Availability: Forthcoming
Published: 2024
Page #: xxviii + 120
Size: 6 x 9
ISBN: 978-1-56859398-2
plates, appendix, index, notes, references

Quick Overview

The word-origin of the term caviar has been a subject of Western scholarly curiosity as late as the mid-18th century. The lexical evidence of the term’s existence as hāvyār and khāviār in the Ottoman Turkish language dates back to the mid-17th century, if not much earlier. The attested proof of the term’s existence in the form of the Greek χαβιάρι (khaviari) dates back to Middle Ages. Yet, it is not until the 20th century that the term khāviār appears in the Persian lexicon, giving rise to the tantalizing thought that the term which applies to Iran’s once most-prized epicurean export may not be Persian. Etymological theories about the term abound, yet none of them offers a convincing proof of the term originating in Greek, Ossetic/Gypsy, Persian, Roman, Russian, Tatar or Turkish languages.


 


In this work, Guive Mirfendereski combines knowledge of history and geography, of ichthyology, and of the cultural and culinary influences of the lower tidelands of the Caspian Sea in order to suggest a unified field theory capable of fixing the likely origin of the term caviar in the term ashpal, the longstanding word  for fish eggs (roe) in the Gilaki and Tabari languages spoken on the Iranian littoral of the Caspian Sea. In so doing, the author pulls together detailed information from a variety of primary and secondary sources, including recent Iranian scholarship, recast in a series of readable and instructive vignettes framed in the context of the broader piscine history of the Iranian coast.   


 


Guive Mirfendereski is the author of A Diplomatic History of the Caspian Sea (Palgrave 2001) and of entries about the Caspian Sea in The Oxford Encyclopedia of Maritime History and Encyclopædia Iranica.     

author

Guive Mirfendereski

Born in 1952 to an Iranian career diplomat, Guive Mirfendereski spent his childhood in The Netherlands, India and Turkey, and his adolescent years in Iran and Switzerland, with frequent prolonged visits to the USSR between 1967 and 1971. A graduate of Don Bosco College (Andisheh) in Tehran, Villa St. Jean (Fribourg, Switzerland), and Collège du Léman (Versoix, Switzerland), he began his university studies at Georgetown University in 1971 and graduated cum laude in 1975 with a bachelor of art degree in Government form the College of Arts and Sciences.

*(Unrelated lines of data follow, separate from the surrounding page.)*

+    f16x8 qpa[4][2], qpb[4][2];
+    {
+        const float* pa = a.q + (((size_t)r * a.H + h) * a.l + qa) * 64 + 8 * lh;
+        const float* pb = a.q + (((size_t)r * a.H + h) * a.l + qb) * 64 + 8 * lh;
+#pragma unroll
+        for (int c = 0; c < 4; ++c) {
+            float v[8], w[8];
+            const f32x4 u0 = *reinterpret_cast<const f32x4*>(pa + 16 * c), u1 = *reinterpret_cast<const f32x4*>(pa + 16 * c + 4);
+            const f32x4 x0 = *reinterpret_cast<const f32x4*>(pb + 16 * c), x1 = *reinterpret_cast<const f32x4*>(pb + 16 * c + 4);
+#pragma unroll
+            for (int e = 0; e < 4; ++e) { v[e] = u0[e]; v[4 + e] = u1[e]; w[e] = x0[e]; w[4 + e] = x1[e]; }
+            split8h(v, qpa[c][0], qpa[c][1]);
+            split8h(w, qpb[c][0], qpb[c][1]);
+        }
+#pragma unroll
+        for (int c = 0; c < 4; ++c) { asm volatile("" : "+v"(qpa[c][0]), "+v"(qpa[c][1]), "+v"(qpb[c][0]), "+v"(qpb[c][1])); }
+    }
+
+    const size_t head = ((size_t)r * a.H + h) * NKP * (size_t)a.Lp * 64;
+    const size_t kps = (size_t)a.Lp * 64;
+    const int krow = 8 * wave + (lane >> 3), kchunk = (lane & 7) ^ ((krow >> 1) & 7), vchunk = (lane & 7) ^ (4 * ((krow >> 1) & 1));
+    const uint32_t lk = (uint32_t)(krow * 64 + 8 * kchunk) * 2u, lv = (uint32_t)(krow * 64 + 8 * vchunk) * 2u;
+    const char* const bk = reinterpret_cast<const char*>(a.kc + head);
+    const char* const bv = reinterpret_cast<const char*>(a.vc + head);
+    auto issue = [&](int t) {
+        uint16_t* st = att_sm + (t % ANST) * ASTAGE + wave * 512;
+#pragma unroll
+        for (int p = 0; p < NKP; ++p) {
+            SDVAR_DMA16(lk, bk + (p * kps + (size_t)t * AKT * 64) * 2, SDVAR_LDS_ADDR(st + p * APL));
+            SDVAR_DMA16(lv, bv + (p * kps + (size_t)t * AKT * 64) * 2, SDVAR_LDS_ADDR(st + (NKP + p) * APL));
+        }
+    };
+
+    f32x16 oa0, oa1, ob0, ob1;
+#pragma unroll
+    for (int i = 0; i < 16; ++i) { oa0[i] = 0.f; oa1[i] = 0.f; ob0[i] = 0.f; ob1[i] = 0.f; }
+    float Ma = -INFINITY, la = 0.f, Mb = -INFINITY, lb = 0.f;
+
+    const int swk = (li >> 1) & 7;
+    const int vq = (lane >> 2) & 3, vp = lane & 3, vcb = (lane >> 4) & 1;
+    const uint32_t voff0 = (uint32_t)((4 * lh + vq) * 128 + (((vq >> 1) & 1) * 64) + vcb * 32 + vp * 8);
+    const int ntiles = (kend + AKT - 1) / AKT;
+    const float L2E = 1.4426950408889634f;
+
+    auto sm_mask = [&](f32x16& s, int k0, int vis_q) {
+        if (__builtin_amdgcn_ballot_w64(k0 + AKT > vis_q) != 0) {
+            asm volatile("" ::: "memory");
+            const int d = vis_q - k0 - 4 * lh;
+#pragma unroll
+            for (int i = 0; i < 16; ++i) if ((i & 3) + 8 * (i >> 2) >= d) s[i] = -INFINITY;
+        }
+    };
+    auto sm_max = [&](const f32x16& s) -> float {
+        float mloc = fmaxf(s[0], s[1]);
+        asm("v_max3_f32 %0, %1, %2, %3" : "=v"(mloc) : "v"(mloc), "v"(s[2]), "v"(s[3]));
+#pragma unroll
+        for (int i = 4; i < 16; i += 2) asm("v_max3_f32 %0, %1, %2, %3" : "=v"(mloc) : "v"(mloc), "v"(s[i]), "v"(s[i + 1]));
+        const auto sw2 = __builtin_amdgcn_permlane32_swap(__float_as_uint(mloc), __float_as_uint(mloc), false, false);
+        mloc = fmaxf(__uint_as_float(sw2[0]), __uint_as_float(sw2[1]));
+        return mloc * L2E;
+    };
+    auto sm_rescale = [&](float mt, float& M_run, float& l_run, f32x16& o0, f32x16& o1) {
+        if (__builtin_amdgcn_ballot_w64(mt > M_run + ATT_DEFER) != 0) {
+            const float M_new = fmaxf(M_run, mt);
+            const float alpha = __builtin_amdgcn_exp2f(M_run - M_new);
+            M_run = M_new;
+            l_run *= alpha;
+#pragma unroll
+            for (int i = 0; i < 16; ++i) { o0[i] *= alpha; o1[i] *= alpha; }
+        }
+    };
+    auto sm_exp = [&](const f32x16& s, float M_run, f32x2 (&pr)[8], f32x2& ls2, int e0, int e1) {
+        const f32x2 l2e2 = {L2E, L2E}, nM2 = {-M_run, -M_run};
+#pragma unroll
+        for (int e = e0; e < e1; ++e) {
+            const f32x2 x = __builtin_elementwise_fma(f32x2{s[2 * e], s[2 * e + 1]}, l2e2, nM2);
+            pr[e] = f32x2{__builtin_amdgcn_exp2f(x[0]), __builtin_amdgcn_exp2f(x[1])};
+            ls2 += pr[e];
+        }
+    };
+    auto sm_sum = [&](const f32x2& ls2, float& l_run) {
+        float lsum = ls2[0] + ls2[1];
+        const auto sw2 = __builtin_amdgcn_permlane32_swap(__float_as_uint(lsum), __float_as_uint(lsum), false, false);
+        lsum = __uint_as_float(sw2[0]) + __uint_as_float(sw2[1]);
+        l_run += lsum;
+    };
+    auto sm_split = [&](const f32x2 (&pr)[8], int j, f16x8 (&pp)[2]) {
+        u32x4 ph, pl;
+#pragma unroll
+        for (int e = 0; e < 4; ++e) {
+            uint32_t hw, lw;
+            split2h_pk_raw(pr[4 * j + e][0], pr[4 * j + e][1], hw, lw);
+            ph[e] = hw; pl[e] = lw;
+        }
+        pp[0] = __builtin_bit_cast(f16x8, ph); pp[1] = __builtin_bit_cast(f16x8, pl);
+    };
+
+    issue(0);
+    if (ntiles > 1) issue(1);
+#pragma unroll 1
+    for (int t = 0; t < ntiles; ++t) {
+        if (t + 1 < ntiles) { if (NKP == 2) asm volatile("s_waitcnt vmcnt(4)" ::: "memory"); else asm volatile("s_waitcnt vmcnt(2)" ::: "memory"); }
+        else asm volatile("s_waitcnt vmcnt(0)" ::: "memory");
+        __builtin_amdgcn_s_barrier();
+        if (t + 2 < ntiles) issue(t + 2);
+        if (!wave_active) continue;
+        const int k0 = t * AKT;
+        const uint16_t* sk = att_sm + (t % ANST) * ASTAGE + li * 64;
+        const uint32_t sv0 = SDVAR_LDS_ADDR(att_sm + (t % ANST) * ASTAGE + NKP * APL) + voff0, sv1 = sv0 ^ 64u;
+        f16x8 kf[4][NKP];
+#pragma unroll
+        for (int c = 0; c < 4; ++c)
+#pragma unroll
+            for (int p = 0; p < NKP; ++p) kf[c][p] = *reinterpret_cast<const f16x8*>(sk + p * APL + 8 * ((2 * c + lh) ^ swk));
+        const f32x16 zero16 = {0.f, 0.f, 0.f, 0.f, 0.f, 0.f, 0.f, 0.f, 0.f, 0.f, 0.f, 0.f, 0.f, 0.f, 0.f, 0.f};
+        f32x16 sa = zero16;
+#pragma unroll
+        for (int c = 0; c < 4; ++c) mfma_planes<NKP>(sa, kf[c], qpa[c]);
+        f16x8 vf[2][2][NKP];
+#pragma unroll
+        for (int j = 0; j < 2; ++j)
+#pragma unroll
+            for (int p = 0; p < NKP; ++p) {
+                vf[j][0][p] = lds_read_tr8(sv0, j * 2048 + p * (APL * 2));
+                vf[j][1][p] = lds_read_tr8(sv1, j * 2048 + p * (APL * 2));
+            }
+#define SDVAR_W64_IL1(NV, ID) __builtin_amdgcn_sched_group_barrier(0x8, 1, ID); __builtin_amdgcn_sched_group_barrier(0x2, NV, ID);
+#define SDVAR_W64_IL(NV, ID) do { SDVAR_W64_IL1(NV, ID) SDVAR_W64_IL1(NV, ID) SDVAR_W64_IL1(NV, ID) SDVAR_W64_IL1(NV, ID) SDVAR_W64_IL1(NV, ID) SDVAR_W64_IL1(NV, ID) \
+                                  __builtin_amdgcn_sched_barrier(0); } while (0)
+        sm_mask(sa, k0, vis_a);
+        __builtin_amdgcn_sched_barrier(0);
+        f32x16 sb = zero16;
+        mfma_planes<NKP>(sb, kf[0], qpb[0]);
+        mfma_planes<NKP>(sb, kf[1], qpb[1]);
+        const float mta = sm_max(sa);
+        SDVAR_W64_IL(3, 1);
+        sm_rescale(mta, Ma, la, oa0, oa1);
+        __builtin_amdgcn_sched_barrier(0);
+        f32x2 pra[8], lsa = {0.f, 0.f};
+        f16x8 ppa[2][2];
+        mfma_planes<NKP>(sb, kf[2], qpb[2]);
+        mfma_planes<NKP>(sb, kf[3], qpb[3]);
+        sm_exp(sa, Ma, pra, lsa, 0, 8);
+        sm_sum(lsa, la);
+        sm_split(pra, 0, ppa[0]);
+        SDVAR_W64_IL(11, 2);
+        sm_mask(sb, k0, vis_b);
+        __builtin_amdgcn_sched_barrier(0);
+        mfma_pv<NKP>(oa0, vf[0][0], ppa[0]);
+        mfma_pv<NKP>(oa1, vf[0][1], ppa[0]);
+        sm_split(pra, 1, ppa[1]);
+        const float mtb = sm_max(sb);
+        SDVAR_W64_IL(6, 3);
+        sm_rescale(mtb, Mb, lb, ob0, ob1);
+        __builtin_amdgcn_sched_barrier(0);
+        f32x2 prb[8], lsb = {0.f, 0.f};
+        f16x8 ppb[2][2];
+        mfma_pv<NKP>(oa0, vf[1][0], ppa[1]);
+        mfma_pv<NKP>(oa1, vf[1][1], ppa[1]);
+        sm_exp(sb, Mb, prb, lsb, 0, 8);
+        sm_sum(lsb, lb);
+        sm_split(prb, 0, ppb[0]);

Mirfendereski attended The Fletcher School of Law and Diplomacy, Tufts University, where he received an M.A. (1976) and M.A.L.D. (1978) and a Ph.D. (1985). Subsequently, he studied law at Boston College Law School, where he received his J.D. in 1988. His legal career as an associate in the corporate department of Gaston, Snow, Ely & Bartlett in Boston, Massachusetts (1988-1991), included representation of corporate clients in matters pertaining to customs and international trade and investment. Between 1992 and 1994, he served as legal consultant to the governments of Rwanda and

Sierra Leone on their World Bank-sponsored projects, before becoming general counsel to a biotech company in Watertown, Massachusetts.


As an adjunct professor, he developed and taught graduate-level courses at The Fletcher School and at The Lemberg Program at Brandeis University, as well as holding undergraduate teaching positions at Brandeis’s Legal Studies Program, while continuing in private practice of law in Newton, Massachusetts, where he resides. 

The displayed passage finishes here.